Problem statement:
Retype only the lines at the head of the records, first through the one with "ske_seg_floor_stats(ske_ctx *c, uint64_t", exactly as written.

Supplied data:
diff --git a/real-time-student-attendance-system_amd/csrc/sketch_api_ctx.cpp b/real-time-student-attendance-system_amd/csrc/sketch_api_ctx.cpp
--- a/real-time-student-attendance-system_amd/csrc/sketch_api_ctx.cpp
+++ b/real-time-student-attendance-system_amd/csrc/sketch_api_ctx.cpp
@@ -426,6 +426,18 @@
     return SKE_OK;
 }
 
+int ske_seg_floor_stats(ske_ctx *c, uint64_t out[3]) {
+    if (!c || !out) return SKE_EINVAL;
+    out[0] = out[1] = out[2] = 0;
+    void *p = scratch_peek(c->scratch, kScrSegFstat);
+    if (!p) return SKE_OK;
+    if (c->xr.stream && c->xr.stream != c->st) HIPCHK(c, hipStreamSynchronize(c->xr.stream));
+    HIPCHK(c, hipMemcpyAsync(out, p, 3 * sizeof(uint64_t), hipMemcpyDeviceToHost, c->st));
+    HIPCHK(c, hipMemsetAsync(p, 0, 3 * sizeof(uint64_t), c->st));
+    HIPCHK(c, hipStreamSynchronize(c->st));
+    return SKE_OK;
+}
+
 int ske_device_alloc(ske_ctx *c, uint64_t bytes, void **out) {
     if (!c || !out) return SKE_EINVAL;
     hipError_t e = hipMalloc(out, bytes ? bytes : 16);
@@ -468,6 +480,8 @@
         {"seg_dense_min", 0, 1000000, [](ske_ctx *x, int64_t v) { x->seg.dense_min_x100 = uint32_t(v); }},
         {"seg_klog", 0, 3, [](ske_ctx *x, int64_t v) { x->seg.klog = int(v); }},
         {"seg_b1", -1, 9, [](ske_ctx *x, int64_t v) { x->seg.b1 = int(v); }},
+        {"seg_floor", 0, 1, [](ske_ctx *x, int64_t v) { x->seg.floor = int(v); }},
+        {"seg_hot_min", 0, int64_t(1) << 31, [](ske_ctx *x, int64_t v) { x->seg.hot_min = uint32_t(v); }},
         {"k1_grid", 0, 65535, [](ske_ctx *x, int64_t v) { x->k1_grid = int(v); }},
         {"k1_persistent", 0, 1, [](ske_ctx *x, int64_t v) { x->k1_persistent = int(v); }},
         {"variant", -1, 3, [](ske_ctx *x, int64_t v) { x->variant = int(v); }},
diff --git a/real-time-student-attendance-system_amd/csrc/sketch_internal.h b/real-time-student-attendance-system_amd/csrc/sketch_internal.h
--- a/real-time-student-attendance-system_amd/csrc/sketch_internal.h
+++ b/real-time-student-attendance-system_amd/csrc/sketch_internal.h
@@ -151,6 +151,8 @@
     uint32_t dense_min_x100 = 100;
     int klog = 1;
     int b1 = -1;
+    int floor = 1;
+    uint32_t hot_min = 4096;
 };
 hipError_t part_reserve(const ChainDev &ch, uint64_t n, uint32_t sub, uint32_t nslots, const SegOpts &so,
                         Scratch *scr);
@@ -301,7 +303,7 @@
 hipError_t launch_hll_fmt_offs_check(const uint32_t *offs, uint32_t n, unsigned int *bad, int cus, hipStream_t st);
 
 struct Scratch;
-constexpr int kScratchSlots = 48;
+constexpr int kScratchSlots = 52;
 
 enum ScratchSlot : int {
     kScrKeysOrFirst,
@@ -350,6 +352,9 @@
     kScrSegQitems,
     kScrSegMlist,
     kScrSegCopies,
+    kScrSegFloor,
+    kScrSegHot,
+    kScrSegFstat,
     kScrRouteHist,
     kScrRouteTot,
     kScratchSlotCount
@@ -390,6 +395,8 @@
 Scratch *scratch_new();
 void scratch_delete(Scratch *s);
 void *scratch_get(Scratch *s, ScratchSlot slot, size_t bytes, hipError_t *err);
+void *scratch_get_zeroed(Scratch *s, ScratchSlot slot, size_t bytes, hipError_t *err);
+void *scratch_peek(const Scratch *s, ScratchSlot slot);
 void scratch_set_recording(Scratch *s, bool on);
 void scratch_unpin(Scratch *s);
 
diff --git a/real-time-student-attendance-system_amd/csrc/sketch_order.hip b/real-time-student-attendance-system_amd/csrc/sketch_order.hip
--- a/real-time-student-attendance-system_amd/csrc/sketch_order.hip
+++ b/real-time-student-attendance-system_amd/csrc/sketch_order.hip
@@ -40,6 +40,22 @@
     }
     return s->p[slot];
 }
+
+void *scratch_get_zeroed(Scratch *s, ScratchSlot slot, size_t bytes, hipError_t *err) {
+    const void *was = s->p[slot];
+    const size_t cap = s->cap[slot];
+    void *p = scratch_get(s, slot, bytes, err);
+    if (p && (p != was || s->cap[slot] != cap)) {
+        const hipError_t e = hipMemset(p, 0, s->cap[slot]);
+        if (e != hipSuccess) {
+            *err = e;
+            return nullptr;
+        }
+    }
+    return p;
+}
+
+void *scratch_peek(const Scratch *s, ScratchSlot slot) { return s->p[slot]; }
 
 void scratch_free_all(Scratch *s) {
     for (int i = 0; i < kScratchSlots; i++)
diff --git a/real-time-student-attendance-system_amd/csrc/sketch_part.h b/real-time-student-attendance-system_amd/csrc/sketch_part.h
--- a/real-time-student-attendance-system_amd/csrc/sketch_part.h
+++ b/real-time-student-attendance-system_amd/csrc/sketch_part.h
@@ -140,7 +140,14 @@
     uint32_t kmaxc;
     uint32_t kstat;
     unsigned int *err;
+    uint8_t *floor;
+    uint8_t *hot;
+    unsigned long long *fstat;
+    uint32_t hot_min;
 };
+constexpr uint32_t kSegHotHdr = 16;
+constexpr uint32_t kSegHotMagic = 0x686f7431u;
+constexpr uint32_t kSegHotAge = 4;
 
 inline bool part_flist(const PartArgs &A) { return A.nlinks == 1 && A.ksum == 11 && A.nslices <= 2046; }
 
diff --git a/real-time-student-attendance-system_amd/csrc/sketch_seg.hip b/real-time-student-attendance-system_amd/csrc/sketch_seg.hip
--- a/real-time-student-attendance-system_amd/csrc/sketch_seg.hip
+++ b/real-time-student-attendance-system_amd/csrc/sketch_seg.hip
@@ -221,6 +221,73 @@
     }
 }
 
+__device__ __forceinline__ bool seg_hot_valid(const SegArgs &S) {
+    const uint32_t *h = reinterpret_cast<const uint32_t *>(S.hot);
+    return h[0] == S.nwin && h[1] == S.klog && h[2] == S.b1 && h[3] == kSegHotMagic;
+}
+__device__ __forceinline__ uint32_t seg_floor_at(const SegArgs &S, uint32_t w, uint32_t k) {
+    return ((w & (S.nb1 - 1)) << S.s1) | ((w >> S.b1) << S.klog) | k;
+}
+__device__ __forceinline__ part_u32x4 seg_min16(part_u32x4 a, part_u32x4 b) {
+    typedef unsigned char u8x16 __attribute__((ext_vector_type(16)));
+    return __builtin_bit_cast(part_u32x4,
+                              __builtin_elementwise_min(__builtin_bit_cast(u8x16, a), __builtin_bit_cast(u8x16, b)));
+}
+__device__ __forceinline__ uint32_t seg_wave_min8(part_u32x4 v) {
+    uint32_t x = 0xffu;
+#pragma unroll
+    for (uint32_t c = 0; c < 4; c++)
+#pragma unroll
+        for (uint32_t sh = 0; sh < 32; sh += 8) {
+            const uint32_t y = (v[c] >> sh) & 0xffu;
+            x = x < y ? x : y;
+        }
+#pragma unroll
+    for (int o = 32; o > 0; o >>= 1) {
+        const uint32_t z = uint32_t(__shfl_xor(int(x), o));
+        x = x < z ? x : z;
+    }
+    return x;
+}
+constexpr uint32_t kSegFloorHead = 4;
+constexpr uint32_t kSegFT = 256;
+__global__ void __launch_bounds__(kSegFT) k_seg_floor(const uint8_t *regs, uint32_t nslots, const SegArgs S) {
+    __shared__ uint32_t nfl;
+    const uint32_t tid = threadIdx.x, lane = tid & 63;
+    const uint32_t nwaves = gridDim.x * (kSegFT / 64), gw = blockIdx.x * (kSegFT / 64) + (tid >> 6);
+    if (tid == 0) nfl = 0;
+    __syncthreads();
+    uint8_t *hot = S.hot + kSegHotHdr;
+    uint32_t mine = 0;
+    if (seg_hot_valid(S)) {
+        for (uint32_t w0 = gw; w0 < S.nwin; w0 += nwaves * 64) {
+            const uint32_t wl = w0 + lane * nwaves;
+            const uint32_t hv = wl < S.nwin ? hot[wl] : 0u;
+            if (hv) hot[wl] = uint8_t((hv < kSegHotAge ? hv : kSegHotAge) - 1);
+            for (uint64_t m = __ballot(hv != 0); m; m &= m - 1) {
+                const uint32_t w = w0 + uint32_t(__builtin_ctzll(m)) * nwaves;
+                mine++;
+                for (uint32_t k = 0; k < (1u << S.klog); k++) {
+                    const uint32_t slot = (w << S.klog) | k;
+                    if (slot >= nslots) break;
+                    const part_u32x4 *p = reinterpret_cast<const part_u32x4 *>(regs + (size_t(slot) << kHllP));
+                    part_u32x4 v = p[lane];
+#pragma unroll
+                    for (uint32_t i = 1; i < kSegFloorHead; i++) v = seg_min16(v, p[i * 64 + lane]);
+                    if (seg_wave_min8(v) == 0) continue;
+#pragma unroll
+                    for (uint32_t i = kSegFloorHead; i < (kHllRegs / 16) / 64; i++) v = seg_min16(v, p[i * 64 + lane]);
+                    const uint32_t x = seg_wave_min8(v);
+                    if (lane == 0) S.floor[seg_floor_at(S, w, k)] = uint8_t(x);
+                }
+            }
+        }
+    }
+    if (lane == 0 && mine) atomicAdd(&nfl, mine);
+    __syncthreads();
+    if (tid == 0 && nfl) atomicAdd(S.fstat, (unsigned long long)nfl);
+}
+
 constexpr uint32_t kSegDT = 512;
 template <uint32_t T> struct SegDA {
     static constexpr uint32_t R = kSegChunk / T;
@@ -236,7 +303,12 @@
     __shared__ uint32_t c2[kSegMaxWpb + 1];
     __shared__ __attribute__((aligned(16))) uint32_t sb[kSegChunk];
     __shared__ uint32_t ws[T / 64];
+    __shared__ __attribute__((aligned(16))) uint8_t fls[kSegMaxWpb * 8];
+    __shared__ uint32_t nst[2];
     const uint32_t tid = threadIdx.x, wpb = 1u << S.wlog;
+    const bool ff = S.floor != nullptr;
+    uint32_t nsaw = 0, ndrop = 0;
+    if (tid < 2) nst[tid] = 0;
     const uint32_t *fl = S.fill + seg_fill_at(S, 0);
     uint32_t t = 0;
     if (tid < S.nb1) {
@@ -283,14 +355,29 @@
             rec[4 * k + 3] = v.w;
         }
         for (uint32_t j = tid; j <= wpb; j += T) c2[j] = 0;
+        if (ff) {
+            const uint8_t *fb = S.floor + (size_t(h) << S.s1);
+            if (S.s1 >= 4) {
+                if (tid < (1u << (S.s1 - 4)))
+                    reinterpret_cast<part_u32x4 *>(fls)[tid] = reinterpret_cast<const part_u32x4 *>(fb)[tid];
+            } else if (tid < (1u << S.s1)) {
+                fls[tid] = fb[tid];
+            }
+        }
         lds_barrier();
         uint32_t pos[R];
 #pragma unroll
         for (uint32_t j = 0; j < R; j++) {
             pos[j] = 0xffffffffu;
             if ((j / 4 * T + tid) * 4 + j % 4 < n && (rec[j] & 63u) != 0) {
-                const uint32_t w2 = (rec[j] >> (kSegRecShift + S.klog)) & (wpb - 1);
-                pos[j] = (w2 << 16) | atomicAdd(&c2[w2], 1u);
+                const uint32_t f = ff ? fls[rec[j] >> kSegRecShift] : 0u;
+                nsaw++;
+                if ((rec[j] & 63u) > f) {
+                    const uint32_t w2 = (rec[j] >> (kSegRecShift + S.klog)) & (wpb - 1);
+                    pos[j] = (w2 << 16) | atomicAdd(&c2[w2], 1u);
+                } else {
+                    ndrop++;
+                }
             }
         }
         lds_barrier();
@@ -309,6 +396,12 @@
         part_u32x4 *dst = reinterpret_cast<part_u32x4 *>(r2 + size_t(q) * kSegChunk);
         const part_u32x4 *src = reinterpret_cast<const part_u32x4 *>(sb);
         for (uint32_t j = tid; j * 4 < total; j += T) nt2_st<4>(dst + j, src[j]);
+    }
+    if (ff) {
+        if (nsaw) atomicAdd(&nst[0], nsaw);
+        if (ndrop) atomicAdd(&nst[1], ndrop);
+        __syncthreads();
+        if (tid < 2 && nst[tid]) atomicAdd(S.fstat + 1 + tid, (unsigned long long)nst[tid]);
     }
 }
 
@@ -372,9 +465,11 @@
     const uint32_t tid = threadIdx.x, lane = tid & 63, wave = tid >> 6;
     const uint32_t nb1m = S.nb1 - 1;
     const uint32_t nitems = QUEUE ? S.q[0] : S.nwin;
+    const bool hinting = !QUEUE && S.hot != nullptr, hot_ok = hinting && seg_hot_valid(S);
     const __amdgpu_buffer_rsrc_t rr2 = part_rsrc(S.r2, S.nsub * S.maxch * kSegChunk * 4);
     uint32_t cq = 0, cc = 0;
     uint32_t pbase = 0, plen = 0, pnp = 0;
+    uint32_t hint_n = 0, floor_n = 0;
     auto item = [&](uint32_t it, uint32_t &wi, uint32_t &sl, uint32_t &copy) {
         wi = it;
         sl = 0;
@@ -391,6 +486,14 @@
         if (tid < S.nsub) {
             cq = S.cb[size_t(tid) * (S.nb1 + 1) + h];
             cc = S.cb[size_t(tid) * (S.nb1 + 1) + h + 1];
+        }
+        if (hinting && tid == 0) {
+            hint_n = hot_ok ? S.hot[kSegHotHdr + wi] : 0u;
+            floor_n = 0;
+            for (uint32_t k = 0; k < KW && (wi << KLOG) + k < A.nslots; k++) {
+                const uint32_t fk = S.floor[seg_floor_at(S, wi, k)];
+                floor_n = fk > floor_n ? fk : floor_n;
+            }
         }
     };
     auto image = [&](uint32_t wi) {
@@ -438,6 +541,7 @@
         const uint32_t wi = wi_n, sl = sl_n;
         uint32_t copy = copy_n;
         const uint32_t np = pnp;
+        const uint32_t hv = hint_n, fw = floor_n;
         const uint32_t stamp = QUEUE ? S.nwin + it : wi;
         (void)stamp;
         SEG_STAMP(stamp, 0, 0);
@@ -480,6 +584,14 @@
             copy = hdr[0];
         }
         const bool cut = copy != 0xffffffffu;
+        if (hinting && tid == 0) {
+            uint32_t nv = hv;
+            if (nrec) {
+                const uint64_t est = uint64_t(nrec) << (fw < 31 ? fw : 31), thr = uint64_t(S.hot_min) * nk;
+                nv = cut || est >= thr ? kSegHotAge : (2 * est < thr ? 0u : (hv ? kSegHotAge : 0u));
+            }
+            if (nv != hv || !hot_ok) S.hot[kSegHotHdr + wi] = uint8_t(nv);
+        }
         const uint32_t lo = cut ? sl * SLICE : 0;
         const uint32_t hi = cut ? (nrec - lo < SLICE ? nrec : lo + SLICE) : nrec;
         const bool dense = nrec > 0 && (cut || nrec >= S.dense_min);
@@ -590,6 +702,13 @@
 __global__ void __launch_bounds__(1024) k_seg_m(const PartArgs A, const SegArgs S) {
     constexpr uint32_t KW = 1u << KLOG, WB = KW << kHllP;
     const uint32_t nm = S.q[2];
+    if (S.hot != nullptr && blockIdx.x == 0 && threadIdx.x == 0) {
+        uint32_t *h = reinterpret_cast<uint32_t *>(S.hot);
+        h[0] = S.nwin;
+        h[1] = S.klog;
+        h[2] = S.b1;
+        h[3] = kSegHotMagic;
+    }
     for (uint32_t m = blockIdx.x; m < nm; m += gridDim.x) {
         const uint4 e = S.mlist[m];
         const uint32_t slot0 = e.x << KLOG;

Reply:
diff --git a/real-time-student-attendance-system_amd/csrc/sketch_api_ctx.cpp b/real-time-student-attendance-system_amd/csrc/sketch_api_ctx.cpp
--- a/real-time-student-attendance-system_amd/csrc/sketch_api_ctx.cpp
+++ b/real-time-student-attendance-system_amd/csrc/sketch_api_ctx.cpp
@@ -426,6 +426,18 @@
     return SKE_OK;
 }
 
+int ske_seg_floor_stats(ske_ctx *c, uint64_t out[3]) {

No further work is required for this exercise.